Field-Level Annotation

{
  "x_gcve": [
    {
      "extensions": {
        "bcp-05-x-01": {
          "ai_annotations": [
            {
              "scope": "field",
              "gna_source": 1,
              "field_name": "description",
              "tags": [
                "ai-computer-assisted:summarization"
              ],
              "description": "The description field was summarized from a longer vendor advisory using an automated system and partially reviewed by a human analyst.",
              "ai_level": "augmented",
              "review_status": "partial",
              "models": [
                {
                  "name": "local-summary-model",
                  "gna_source": 1,
                  "version": "2026-01",
                  "source": "local",
                  "identifier": "sha256:exampledigest"
                }
              ]
            }
          ]
        }
      }
    }
  ]
}

Field-Level Annotation with Model-Level GNA Provenance

{
  "x_gcve": [
    {
      "extensions": {
        "bcp-05-x-01": {
          "ai_annotations": [
            {
              "scope": "field",
              "field_name": "x_gcve.extensions.vlai-severity-enrichment",
              "tags": [
                "ai-computer-assisted:classification"
              ],
              "description": "The field was classified by a model contribution asserted by a specific GNA.",
              "ai_level": "generated",
              "review_status": "none",
              "models": [
                {
                  "name": "VLAI Severity",
                  "gna_source": 1,
                  "version": "d21514a",
                  "provider": "CIRCL",
                  "source": "other",
                  "identifier": "vlai-severity-classification"
                }
              ]
            }
          ]
        }
      }
    }
  ]
}

In this example, gna_source is intentionally placed on the model entry because the GNA provenance applies to the model-derived enrichment rather than to the annotation container as a whole.

Explicit No-AI Annotation

{
  "x_gcve": [
    {
      "extensions": {
        "bcp-05-x-01": {
          "ai_annotations": [
            {
              "scope": "record",
              "gna_source": 1,
              "tags": [
                "ai-computer-assisted:none"
              ],
              "description": "No AI or automated processing was used for this record.",
              "ai_level": "none"
            }
          ]
        }
      }
    }
  ]
}

In this example, review_status and models are intentionally omitted because ai_level is set to none.

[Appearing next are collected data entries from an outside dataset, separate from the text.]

# timweiland/DiffEqGMRFs.jl

Measured on AMD Instinct MI355X. Metric: GMRF posterior solves/sec (mean+samples), 256^2 Darcy, higher is better.
Workload: dtype f64; 1 GPU; darcy256: n=65536, 64 blocks x 1024, nnz=1624084; 256 independent posterior(s) per GPU and step (4 stream(s) x batch 64), each factor + mean + 64 samples; mode=problems, samples_per_problem_per_rank=64, l_blocks_kept=False

## Files before the change

diffeqgmrfs.jl_amd/_cabi.py:

```python
from __future__ import annotations

import ctypes as C
import os
from typing import Optional

_HERE = os.path.dirname(os.path.abspath(__file__))
LIB_PATH = os.environ.get("GMRF_HIP_LIBRARY") or os.path.join(_HERE, "csrc", "libgmrf_hip.so")

GMRF_OK = 0
ERR_NOT_SPD, ERR_BAD_SHAPE, ERR_BAND, ERR_HIP, ERR_NO_FACTOR, ERR_NO_DEVICE, ERR_ALLOC, ERR_RCCL = -1, -2, -3, -4, -5, -6, -7, -8
SOLVE_FULL, SOLVE_FORWARD, SOLVE_BACKWARD = 0, 1, 2
VAR_EXACT, VAR_RBMC, VAR_MC = 0, 1, 2
BLOCK_L, BLOCK_C, BLOCK_LINV = 0, 1, 2
ORDER_REFERENCE, ORDER_TWISTED = 0, 1

EXPORTS = [
    "gmrf_bt_create", "gmrf_bt_destroy", "gmrf_last_error", "gmrf_version",
    "gmrf_bt_factor_csc", "gmrf_bt_factor_blocks", "gmrf_bt_refactor_values",
    "gmrf_bt_solve", "gmrf_bt_sample", "gmrf_bt_posterior", "gmrf_bt_set_factor_rhs", "gmrf_bt_normals", "gmrf_bt_marginal_var",
    "gmrf_bt_var_accumulate", "gmrf_bt_logdet", "gmrf_bt_get_block", "gmrf_bt_factor_buffer",
    "gmrf_bt_adopt_shape", "gmrf_bt_adopt_commit", "gmrf_bt_adopt_layout", "gmrf_bt_get_layout", "gmrf_bt_block_range",
    "gmrf_bt_set_keep_l", "gmrf_bt_storage_bytes", "gmrf_bt_set_storage", "gmrf_bt_factor_begin_csc",
    "gmrf_bt_factor_step_async", "gmrf_bt_factor_end", "gmrf_bt_stats",
    "gmrf_bt_set_profiling", "gmrf_bt_set_eager", "gmrf_bt_synchronize", "gmrf_bt_set_batch", "gmrf_bt_select_problem",
    "gmrf_bt_marginal_var_batch", "gmrf_bt_selinv", "gmrf_bt_trace_inv", "gmrf_bt_set_order", "gmrf_bt_get_order", "gmrf_bt_half_stats", "gmrf_bt_export_size", "gmrf_bt_export_factor", "gmrf_bt_import_factor",
    "gmrf_comm_unique_id", "gmrf_comm_create", "gmrf_comm_destroy", "gmrf_comm_bcast_host", "gmrf_comm_allreduce_sum",
    "gmrf_bt_bcast_blocks_async", "gmrf_bt_allgather_blocks_async", "gmrf_comm_wait", "gmrf_comm_bytes", "gmrf_streams_create", "gmrf_streams_destroy",
    "gmrf_bt_packed_size", "gmrf_bt_pack_blocks_async", "gmrf_bt_unpack_blocks_async",
    "gmrf_csr_create", "gmrf_csr_destroy", "gmrf_spmm", "gmrf_spmm_rows", "gmrf_spmm_async", "gmrf_spmm_rows_async",
    "gmrf_darcy_p1_create", "gmrf_darcy_p2_create", "gmrf_darcy_p1_destroy", "gmrf_darcy_p1_pattern", "gmrf_darcy_p1_assemble",
    "gmrf_burgers_p1_create", "gmrf_burgers_p2_create", "gmrf_burgers_line_create", "gmrf_burgers_colloc_create", "gmrf_burgers_p1_destroy", "gmrf_burgers_p1_pattern", "gmrf_burgers_p1_tangent",
    "gmrf_shallow_water_p1_create", "gmrf_shallow_water_p1_destroy", "gmrf_shallow_water_p1_pattern", "gmrf_shallow_water_p1_qpoints",
    "gmrf_shallow_water_p1_assemble", "gmrf_shallow_water_p1_operators",
    "gmrf_assemble_create", "gmrf_assemble_destroy", "gmrf_assemble_pattern", "gmrf_assemble_precision", "gmrf_assemble_rhs",
    "gmrf_burgers_p1_tangent_batch", "gmrf_assemble_precision_batch", "gmrf_assemble_rhs_batch", "gmrf_assemble_objective_batch",
    "gmrf_gn_create", "gmrf_gn_destroy", "gmrf_gn_run", "gmrf_gn_finalize",
    "gmrf_elliptic_p1_create", "gmrf_elliptic_p2_create", "gmrf_elliptic_p1_destroy", "gmrf_elliptic_p1_pattern", "gmrf_elliptic_p1_qpoints",
    "gmrf_elliptic_p1_tangent", "gmrf_elliptic_p1_tangent_batch", "gmrf_elliptic_p1_load", "gmrf_gn_create_elliptic",
    "gmrf_darcy_p1_assemble_batch", "gmrf_dc_create", "gmrf_dc_destroy", "gmrf_dc_run",
    "gmrf_burgers_prior_create", "gmrf_burgers_line_prior_create", "gmrf_burgers_prior_destroy", "gmrf_burgers_prior_pattern", "gmrf_burgers_prior_values_batch",
    "gmrf_bic_create", "gmrf_bic_destroy", "gmrf_bic_run", "gmrf_field_errors_batch",
    "gmrf_test_gemm", "gmrf_test_gemm_desc", "gmrf_test_gemm_pair", "gmrf_test_gemm_rate", "gmrf_test_gemm_shapes", "gmrf_test_potrf_tile", "gmrf_test_potrf_block", "gmrf_test_potrf_route", "gmrf_test_tile_timing", "gmrf_test_persist_stamps", "gmrf_test_persist_aborts", "gmrf_test_factor_fwd", "gmrf_test_gn_route", "gmrf_test_dc_route", "gmrf_test_bic_route", "gmrf_test_var_groups", "gmrf_test_persist_budget", "gmrf_test_clock_probe_start", "gmrf_test_clock_probe_finish",
    "gmrf_test_mfma_f64_rate", "gmrf_test_hbm_rate", "gmrf_test_microbench", "gmrf_test_symbolic_csc",
]


class SparseBlock(C.Structure):
    _fields_ = [("nnz", C.c_int64), ("ptr", C.c_void_p), ("idx", C.c_void_p), ("val", C.c_void_p)]


class Stats(C.Structure):
    _fields_ = [
        ("factor_ms", C.c_double), ("solve_ms", C.c_double), ("sample_ms", C.c_double),
        ("factor_flops", C.c_double), ("sweep_bytes", C.c_double), ("sweep_ms", C.c_double),
        ("n", C.c_int64), ("n_blocks", C.c_int64), ("block_size", C.c_int64),
        ("block_size_padded", C.c_int64), ("factor_bytes", C.c_int64),
        ("kernel_ms", C.c_double * 24), ("kernel_work", C.c_double * 24), ("kernel_launches", C.c_int64 * 24),
        ("sweep_bytes_streamed", C.c_double),
        ("persist_route", C.c_int32), ("persist_aborts", C.c_int32), ("persist_cus", C.c_int32), ("persist_refused", C.c_int32),
        ("sweep_persist", C.c_int32), ("sweep_persist_launches", C.c_int32),
    ]


class GmrfError(RuntimeError):
    def __init__(self, status: int, msg: str, info: int = 0):
        super().__init__(f"libgmrf_hip status {status}: {msg}")
        self.status = status
        self.info = info
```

Security and Trust Considerations

Consumers SHOULD evaluate AI-generated or AI-assisted content carefully.

AI-assisted vulnerability information may contain errors, hallucinations, incomplete analysis, misleading classifications, or incorrect references. Producers SHOULD disclose the level of AI involvement and the level of human review whenever AI-assisted processing materially contributed to the record.

Consumers SHOULD treat ai_level, review_status, tags, and models as provenance and trust signals, not as guarantees of correctness.

When the url field is used to identify a model or service, consumers SHOULD treat the URL as untrusted input. Implementations SHOULD avoid automatically fetching URLs without appropriate validation, filtering, and security controls.

Interoperability Considerations

This extension is backward-compatible with BCP-05. Consumers that do not support this extension can safely discard it.

Producers SHOULD use taxonomy-aligned tags whenever possible to improve interoperability across GCVE records.

Consumers SHOULD tolerate unknown fields inside the extension to allow future evolution of the data model.

Consumers SHOULD use annotation-level and model-level gna_source values to distinguish the GNA responsible for the AI annotation from the GNA responsible for a specific model contribution, enrichment, or assertion.

Consumers SHOULD tolerate missing gna_source at either level and SHOULD apply annotation-level gna_source as a fallback for model entries without model-level provenance.

Consumers SHOULD also tolerate missing models fields when ai_level is assisted, augmented, or generated, as some producers may not have access to complete model metadata.

When ai_level is none, consumers SHOULD NOT expect review_status or models to be present.